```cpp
int32_t lama_hip_ctx_create(const lama_hip_cfg* cfg, lama_hip_ctx** out);
void lama_hip_ctx_destroy(lama_hip_ctx* ctx);
const char* lama_hip_last_error(const lama_hip_ctx* ctx);

int32_t lama_hip_pf_init(lama_hip_ctx* ctx, const double* pts_xyz, uint32_t n,
                         const double* sensor_origin3, const double* sensor_quat_wxyz,
                         const double* pose0);

int32_t lama_hip_pf_set_poses(lama_hip_ctx* ctx, const double* poses);
int32_t lama_hip_pf_get_poses(lama_hip_ctx* ctx, double* poses);

int32_t lama_hip_pf_scan_match(lama_hip_ctx* ctx, const double* pts_xyz, uint32_t n,
                               const double* sensor_origin3, const double* sensor_quat_wxyz,
                               double* poses_out, double* loglik_out, int32_t* iters_out);

int32_t lama_hip_pf_resample(lama_hip_ctx* ctx, const int32_t* sample_idx);

int32_t lama_hip_pf_update_maps(lama_hip_ctx* ctx, const double* pts_xyz, uint32_t n,
                                const double* sensor_origin3, const double* sensor_quat_wxyz);

#define LAMA_HIP_MAP_DISTANCE 0
#define LAMA_HIP_MAP_OCCUPANCY 1
int32_t lama_hip_pf_map_patches(lama_hip_ctx* ctx, uint32_t particle, int32_t kind, uint32_t* num_patches);
int32_t lama_hip_pf_download_map(lama_hip_ctx* ctx, uint32_t particle, int32_t kind, uint32_t cap,
                                 uint64_t* patch_ids, uint8_t* cells, uint64_t* masks, uint32_t* num_patches);

int32_t lama_hip_pf_upload_map(lama_hip_ctx* ctx, uint32_t particle, int32_t kind, uint32_t num_patches,
                               const uint64_t* patch_ids, const uint8_t* cells, const uint64_t* masks);

int32_t lama_hip_pf_update_maps_begin(lama_hip_ctx* ctx, const double* pts_xyz, uint32_t n,
// ... 128 lines not shown
```

iris_lama_amd/csrc/lama_hip.hip:

```cpp
#include "../../include/lama_hip.h"

#include <hip/hip_runtime.h>

#include <algorithm>
#include <cmath>
#include <cstdio>
#include <cstdlib>
#include <cstring>
#include <map>
#include <memory>
#include <mutex>
#include <string>
#include <vector>

#include "lama_kernels.h"
#include "lama_pgo.h"
#include "lama_map_build.h"
#include "lama_match_batch.h"
#include "../host/pgo_pattern.hpp"

using namespace lama_dev;

namespace {

// ... 151 lines not shown
    DevBuf<uint8_t> d_early; DevBuf<uint32_t> d_elist;
    Stream stream3; Event ev_alloc, ev_go, ev_early;
    bool early_ok = false;
    uint32_t early_candidates = 0;
    std::vector<double> h_ll; bool ll_valid = false;
    PinVec<uint32_t> h_hlist; DevBuf<uint32_t> d_hlist;
    uint32_t early_on = 1;
    uint32_t early_min_count = 1024;
    Stream stream2; Event ev_route, ev_heavy;
    uint32_t route_min_count = 64, route_min_events = 48, route_percent = 150, route_cap = 64;
    bool route_forced = false; uint32_t num_cus = 256;
    bool debug_tail = false, debug_window = false;
    uint32_t big_stage_pad = 0;
    DevBuf<uint64_t> d_act; DevBuf<uint32_t> d_act_count;
    DevBuf<lama_dev::RayRec> d_rrec; DevBuf<uint64_t> d_rbbox; DevBuf<lama_dev::RayChunk> d_rchunk;
    int32_t* d_err = nullptr;
    DevBuf<double> d_pts; uint32_t last_n = 0;
    PinVec<uint64_t> h_stats;
    PinVec<double> h_tfs, h_pts;
    PinVec<int32_t> h_err;
    PinVec<uint32_t> h_slow_n;
    DevBuf<double> d_tfs;
    double* d_loglik = nullptr; int32_t* d_iters = nullptr;
    DevBuf<uint8_t> d_results;
    size_t results_bytes = 0, status_off = 0, status_bytes = 0;
    PinVec<uint8_t> h_status;
    PinVec<uint8_t> h_results;
    DevBuf<int32_t> d_oldcounts;
    DevBuf<double> d_mb_pts, d_mb_tfs; DevBuf<uint32_t> d_mb_offs; DevBuf<lama_dev::MbRay> d_mb_rays;
    DevBuf<uint32_t> d_mb_table, d_mb_off, d_mb_list, d_mb_bins; DevBuf<int32_t> d_mb_slot; DevBuf<uint64_t> d_mb_meta;
    PinVec<double> h_mb_tfs; PinVec<uint32_t> h_mb_offs; PinVec<uint64_t> h_mb_meta;
    DevBuf<double> d_bposes, d_bout;
    DevBuf<double> d_msb_f64; DevBuf<uint32_t> d_msb_u32;
    PinVec<double> h_msb_f64; PinVec<uint32_t> h_msb_u32;

    double scan_reach = 0.0;
    uint32_t visit_bound = 0;
    DevBuf<uint32_t> d_scalar;
    DevBuf<lama_dev::ShipDesc> d_ship_desc; DevBuf<uint8_t> d_ship_heads;
    PinVec<lama_dev::ShipDesc> h_ship_desc; PinVec<uint8_t> h_ship_heads;
    uint32_t* d_guard = nullptr;
    Affine last_mtf; uint32_t last_first = 0, last_count = 0;
    bool last_guarded = false;
    int recover_depth = 0;
    int64_t mbx0 = 0, mbx1 = 0, mby0 = 0, mby1 = 0; bool mb_valid = false;
    bool unguarded_retry = false;
// ... 844 lines not shown
}

int32_t lama_hip_device_count(int32_t* count)
{
    int n = 0;
    hipError_t e = hipGetDeviceCount(&n);
    if (count) *count = (e == hipSuccess) ? n : 0;
    return e == hipSuccess ? LAMA_HIP_OK : LAMA_HIP_E_HIP;
}

const char* lama_hip_last_error(const lama_hip_ctx* ctx) { return ctx ? ctx->error.c_str() : "null context"; }

int32_t lama_hip_ctx_create(const lama_hip_cfg* cfg_in, lama_hip_ctx** out)
{
    if (!cfg_in || !out) return LAMA_HIP_E_INVALID;
    *out = nullptr;
    lama_hip_cfg cfg = *cfg_in;
    if (cfg.window_patches == 0) cfg.window_patches = 128;
    if (cfg.dm_patch_capacity == 0) cfg.dm_patch_capacity = 128;
    if (cfg.occ_patch_capacity == 0) cfg.occ_patch_capacity = 128;
    if (cfg.queue_capacity == 0) cfg.queue_capacity = 32768;
    if (cfg.active_capacity == 0) cfg.active_capacity = 8192;
    if (cfg.active_capacity > 8192) cfg.active_capacity = 8192;
    if (cfg.brushfire_mode > 1 || cfg.brushfire_waves > 2) return LAMA_HIP_E_INVALID;
    if (cfg.particles == 0 || cfg.patch_size != 32 || !(cfg.resolution > 0) || cfg.window_patches > (uint32_t)LAMA_HIP_MAX_WINDOW ||
        (cfg.window_patches & 7) || cfg.dm_patch_capacity > 32767 || cfg.occ_patch_capacity > 32767 ||
        cfg.queue_capacity < (uint32_t)LQ_BIG)
        return LAMA_HIP_E_INVALID;
    int ndev = 0;
    if (hipGetDeviceCount(&ndev) != hipSuccess || ndev <= 0 || cfg.device < 0 || cfg.device >= ndev) return LAMA_HIP_E_HIP;

    std::unique_ptr<lama_hip_ctx, Delete> owner(new lama_hip_ctx());
    lama_hip_ctx* c = owner.get();
    c->cfg = cfg;
    std::memset(&c->ctr, 0, sizeof(c->ctr));
    c->P = cfg.particles; c->W = cfg.window_patches; c->WC = c->W * 32;
    c->ctr.window_patches = c->W;
    c->debug_tail = std::getenv("LAMA_HIP_DEBUG_TAIL") != nullptr;
    c->debug_window = std::getenv("LAMA_HIP_DEBUG_WINDOW") != nullptr;
    {
        constexpr uint32_t CU_LDS = 160u * 1024u, GRAN = 1280u;
        const uint32_t used = (uint32_t)((sizeof(lama_dev::BfLds<LQ_BIG, RQ_BIG>) + GRAN - 1) / GRAN * GRAN);
        c->big_stage_pad = CU_LDS > used + 2u * GRAN ? CU_LDS - used - 2u * GRAN : 0u;
    }
    if (const char* rr = std::getenv("LAMA_HIP_BF_ROUTE")) {
        unsigned a = 0, b = 0, pc = 0, d = 0, e = 1;
        if (std::sscanf(rr, "%u,%u,%u,%u,%u", &a, &b, &pc, &d, &e) >= 4) { c->route_min_count = a; c->route_min_events = b; c->route_percent = pc; c->route_cap = std::min(d, 256u); c->early_on = e; c->early_min_count = 0; c->route_forced = true; }
// ... 38 lines not shown
    c->d_err = c->d_iters + P;
    c->d_slow_n = reinterpret_cast<uint32_t*>(c->d_results + slow_off);
    c->d_stats = reinterpret_cast<uint64_t*>(c->d_results + slow_off + 32);
    c->d_guard = reinterpret_cast<uint32_t*>(c->d_stats + P * 4);
    c->ms.counts = reinterpret_cast<int32_t*>(c->d_guard + P * 2);
    if (c->d_qlower.alloc(P * (size_t)cfg.queue_capacity) || c->d_qraise.alloc(P * (size_t)cfg.queue_capacity)) return LAMA_HIP_E_HIP;
    if (c->d_qsizes.alloc(P * 2) || hipMemset(c->d_qsizes, 0, P * 2 * 4)) return LAMA_HIP_E_HIP;
    if (c->d_dbg.alloc(P * 16 + (1u << 20) / 8) || hipMemset(c->d_dbg, 0, P * 16 * 8 + (1u << 20))) return LAMA_HIP_E_HIP;
    if (c->d_slow.alloc(P) || hipMemset(c->d_slow, 0, P * 4)) return LAMA_HIP_E_HIP;
    if (c->d_slow_list.alloc(4 * P) || hipMemset(c->d_slow_list, 0, 4 * P * 4)) return LAMA_HIP_E_HIP;
    if (c->d_heavy.alloc(P) || hipMemset(c->d_heavy, 0, P)) return LAMA_HIP_E_HIP;
    if (c->d_early.alloc(P) || hipMemset(c->d_early, 0, P)) return LAMA_HIP_E_HIP;
    if (c->d_elist.alloc(256) || hipMemset(c->d_elist, 0, 256 * 4)) return LAMA_HIP_E_HIP;
    if (c->d_hlist.alloc(256) || hipMemset(c->d_hlist, 0, 256 * 4)) return LAMA_HIP_E_HIP;
    if (hipStreamCreate(&c->stream2.h) || hipStreamCreate(&c->stream3.h)) return LAMA_HIP_E_HIP;
    if (hipEventCreateWithFlags(&c->ev_alloc.h, hipEventDisableTiming) || hipEventCreateWithFlags(&c->ev_early.h, hipEventDisableTiming) ||
        hipEventCreateWithFlags(&c->ev_go.h, hipEventDisableTiming) ||
        hipEventCreateWithFlags(&c->ev_route.h, hipEventDisableTiming) || hipEventCreateWithFlags(&c->ev_heavy.h, hipEventDisableTiming))
        return LAMA_HIP_E_HIP;
    if (c->d_scalar.alloc(4) || hipMemset(c->d_scalar, 0, 16)) return LAMA_HIP_E_HIP;
    if (c->d_act.alloc(P * (size_t)cfg.active_capacity)) return LAMA_HIP_E_HIP;
    if (c->d_act_count.alloc(P) || hipMemset(c->d_act_count, 0, P * 4)) return LAMA_HIP_E_HIP;
    if (c->d_tfs.alloc(P * 12) || c->d_oldcounts.alloc(P * 2)) return LAMA_HIP_E_HIP;
    if (hipDeviceSynchronize()) return LAMA_HIP_E_HIP;
    c->h_poses.assign(P * 4, 0.0);
    c->h_counts.assign(P * 2, 0);
    *out = owner.release();
    return LAMA_HIP_OK;
}

void lama_hip_ctx_destroy(lama_hip_ctx* c) { delete c; }

int32_t lama_hip_pf_set_poses(lama_hip_ctx* c, const double* poses)
{
    if (!c || !poses) return LAMA_HIP_E_INVALID;
    ENTER(c);
    HIPCHK(c, hipSetDevice(c->cfg.device));
    std::memcpy(c->h_poses.data(), poses, sizeof(double) * 4 * c->P);
    HIPCHK(c, hipMemcpyAsync(c->d_poses, c->h_poses.data(), sizeof(double) * 4 * c->P, hipMemcpyHostToDevice, c->stream));
    return LAMA_HIP_OK;
}

int32_t lama_hip_pf_get_poses(lama_hip_ctx* c, double* poses)
{
    if (!c || !poses) return LAMA_HIP_E_INVALID;
    ENTER(c);
// ... 25 lines not shown
        std::vector<int32_t> idx(c->P, 0);
        rc = permute_particles(c, idx.data());
        if (rc) return rc;
    }
    rc = check_device_errors(c, true, false);
    if (rc) return rc;
    c->initialised = true;
    return LAMA_HIP_OK;
}

int32_t lama_hip_pf_scan_match(lama_hip_ctx* c, const double* pts, uint32_t n, const double* origin3, const double* quat,
                               double* poses_out, double* loglik_out, int32_t* iters_out)
{
    if (!c || !pts || n == 0) return LAMA_HIP_E_INVALID;
    ENTER(c);
    if (!c->initialised) return fail(c, LAMA_HIP_E_STATE, "lama_hip_pf_scan_match before lama_hip_pf_init");
    HIPCHK(c, hipSetDevice(c->cfg.device));
    int32_t rc = upload_scan(c, pts, n);
    if (rc) return rc;
    const Affine mtf = moving_tf(origin3, quat);
    DevParams prm = make_params(c);
    {
        Timer t(c, &c->ctr.ms_scan_match, &c->ctr.launches_scan_match);
        if (c->max_sqdist > (uint32_t)SM_LUT) hipLaunchKernelGGL(k_scan_match<true>, dim3(c->P), dim3(SM_BLOCK), 0, c->stream, prm, c->d_pts, (int)n, mtf, c->d_loglik, c->d_iters);
        else hipLaunchKernelGGL(k_scan_match<false>, dim3(c->P), dim3(SM_BLOCK), 0, c->stream, prm, c->d_pts, (int)n, mtf, c->d_loglik, c->d_iters);
        t.stop();
    }
    HIPCHK(c, hipGetLastError());
    c->h_results.resize(c->results_bytes);
    HIPCHK(c, hipMemcpyAsync(c->h_results.data(), c->d_results, c->results_bytes, hipMemcpyDeviceToHost, c->stream));
    rc = check_device_errors(c, false, c->cfg.profile != 0, true);
    if (rc) return rc;
    const uint8_t* r = c->h_results.data();
    std::memcpy(c->h_poses.data(), r, sizeof(double) * 4 * c->P);
    if (poses_out) std::memcpy(poses_out, r, sizeof(double) * 4 * c->P);
    if (loglik_out) std::memcpy(loglik_out, r + sizeof(double) * 4 * c->P, sizeof(double) * c->P);
    if (iters_out) std::memcpy(iters_out, r + sizeof(double) * 5 * c->P, sizeof(int32_t) * c->P);
    c->h_ll.resize(c->P); std::memcpy(c->h_ll.data(), r + sizeof(double) * 4 * c->P, sizeof(double) * c->P); c->ll_valid = true;
    return LAMA_HIP_OK;
}

int32_t lama_hip_pf_resample(lama_hip_ctx* c, const int32_t* sample_idx)
{
    if (!c || !sample_idx) return LAMA_HIP_E_INVALID;
    ENTER(c);
    if (!c->initialised) return fail(c, LAMA_HIP_E_STATE, "lama_hip_pf_resample before lama_hip_pf_init");
    for (uint32_t i = 0; i < c->P; ++i)
        if (sample_idx[i] < 0 || (uint32_t)sample_idx[i] >= c->P) return fail(c, LAMA_HIP_E_INVALID, "sample_idx out of range");
    HIPCHK(c, hipSetDevice(c->cfg.device));
    c->early_ok = false;
    if (c->ll_valid) { std::vector<double> nl(c->P); for (uint32_t i = 0; i < c->P; ++i) nl[i] = c->h_ll[sample_idx[i]]; c->h_ll.swap(nl); }
    return permute_particles(c, sample_idx);
}

int32_t lama_hip_pf_update_maps_begin(lama_hip_ctx* c, const double* pts, uint32_t n, const double* origin3, const double* quat)
{
    if (!c || n == 0) return LAMA_HIP_E_INVALID;
    ENTER(c);
    if (!c->initialised) return fail(c, LAMA_HIP_E_STATE, "lama_hip_pf_update_maps before lama_hip_pf_init");
    HIPCHK(c, hipSetDevice(c->cfg.device));
    int32_t rc = upload_scan(c, pts, n);
// ... 1208 lines not shown
}

uint32_t lama_hip_counters_bytes(void) { return (uint32_t)sizeof(lama_hip_counters); }

int32_t lama_hip_get_counters_sized(lama_hip_ctx* c, void* out, uint32_t bytes)
{
    if (!c || !out) return LAMA_HIP_E_INVALID;
    lama_hip_counters full;
    const int32_t rc = lama_hip_get_counters(c, &full);
    if (rc) return rc;
    std::memcpy(out, &full, std::min<size_t>(bytes, sizeof(full)));
    return LAMA_HIP_OK;
}

int32_t lama_hip_reset_counters(lama_hip_ctx* c)
{
    if (!c) return LAMA_HIP_E_INVALID;
    ENTER(c);
    const lama_hip_counters old = c->ctr;
    std::memset(&c->ctr, 0, sizeof(c->ctr));
    c->ctr.dm_patches = old.dm_patches; c->ctr.occ_patches = old.occ_patches;
    c->ctr.brushfire_mode = old.brushfire_mode; c->ctr.brushfire_waves = old.brushfire_waves;
    c->ctr.window_patches = c->W; c->ctr.peer_access = old.peer_access;
    return LAMA_HIP_OK;
}

}
```

iris_lama_amd/csrc/lama_kernels.h:

```cpp
#pragma once
#include "lama_dev.h"

namespace lama_dev {

constexpr int SM_BLOCK = 256;
constexpr int UM_BLOCK = 64;
#ifdef LAMA_TEST_SMALL_QUEUES
constexpr int LQ_SMALL = LAMA_TEST_SMALL_QUEUES, RQ_SMALL = LAMA_TEST_SMALL_QUEUES / 4;
#else
constexpr int LQ_SMALL = 1024, RQ_SMALL = 256;
#endif
constexpr int LQ_BIG = 8192, RQ_BIG = 2048;
constexpr uint32_t BF_TW_MAX_PARTICLES = 1u << 30;

template <int CTRL, int ROW_MASK>
__device__ __forceinline__ double dpp_add(double v)
{
    const uint64_t u = (uint64_t)__double_as_longlong(v);
    const uint32_t lo = (uint32_t)__builtin_amdgcn_update_dpp(0, (int)(uint32_t)u, CTRL, ROW_MASK, 0xF, false);
    const uint32_t hi = (uint32_t)__builtin_amdgcn_update_dpp(0, (int)(uint32_t)(u >> 32), CTRL, ROW_MASK, 0xF, false);
    return v + __longlong_as_double((long long)(((uint64_t)hi << 32) | lo));
}

template <int NV>
__device__ inline void block_sum(double (&acc)[NV], double* sh , double* out )
{
    const int lane = threadIdx.x & 63, wave = threadIdx.x >> 6;
#pragma unroll
    for (int k = 0; k < NV; ++k) acc[k] = dpp_add<0xB1, 0xF>(acc[k]);
#pragma unroll
    for (int k = 0; k < NV; ++k) acc[k] = dpp_add<0x4E, 0xF>(acc[k]);
#pragma unroll
    for (int k = 0; k < NV; ++k) acc[k] = dpp_add<0x141, 0xF>(acc[k]);
#pragma unroll
    for (int k = 0; k < NV; ++k) acc[k] = dpp_add<0x140, 0xF>(acc[k]);
#pragma unroll
    for (int k = 0; k < NV; ++k) acc[k] = dpp_add<0x142, 0xA>(acc[k]);
#pragma unroll
    for (int k = 0; k < NV; ++k) acc[k] = dpp_add<0x143, 0xC>(acc[k]);
    if (lane == 63) {
#pragma unroll
        for (int k = 0; k < NV; ++k) sh[wave * NV + k] = acc[k];
    }
    __syncthreads();
    if (threadIdx.x < NV) {
        double s = sh[threadIdx.x];
        for (int w = 1; w < SM_BLOCK / 64; ++w) s += sh[w * NV + threadIdx.x];
        out[threadIdx.x] = s;
    }
    __syncthreads();
}

constexpr int NJ = 11;

constexpr int SM_NB = 5;
constexpr int SM_LUT = 512;

__device__ inline void sm_build_lut(const DevParams& prm, double* lut)
{
    for (int k = threadIdx.x; k < SM_LUT; k += SM_BLOCK) lut[k] = sqrt((double)k) * prm.resolution;
}

struct BeamCorners {
    double hx, hy, mu0, mu1;
    uint32_t off[4];
// ... 108 lines not shown
}

template <bool BIGSQ, class WT = WCauchy015>
__device__ inline void eval_beams_res(const DevParams& prm, const int16_t* dir, const sv_t* sv,
                                      const double* __restrict__ pts, int n, const Affine& tf, double (&acc)[2], const double* lut,
                                      const WT wt = WT())
{
    acc[0] = 0.0; acc[1] = 0.0;
    for (int base = 0; base < n; base += SM_NB * SM_BLOCK) {
        BeamCorners bc[SM_NB];
        sv_t cv[SM_NB][4];
        const int nb = sm_gather(prm, dir, sv, pts, n, base, tf, bc, cv);
#pragma unroll
        for (int b = 0; b < SM_NB; ++b) {
            const bool own = b < nb;
            const double d = sm_corners_finish<BIGSQ>(prm, lut, bc[b], cv[b], nullptr, nullptr);
            const double wr = d * sqrt(wt(d));
            acc[0] += own ? wr * wr : 0.0;
            acc[1] += own ? -(d * d) / prm.meas_sigma : 0.0;
        }
    }
}

struct SMShared {
    double lut[SM_LUT];
    double red[(SM_BLOCK / 64) * NJ];
    double tot[NJ];
    double tot2[NJ];
    int have_lin;
    int lin_is_final;
    Affine tf;
    SE2 state;
    double h[3];
    int ctl[2];
    double mu, v, keep[NJ];
    int reuse;
};
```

— PROBLEM DESCRIPTION —
Provide the number of lines in these entries that hold the word "nullptr", without any accompanying text.

— REPLY —
7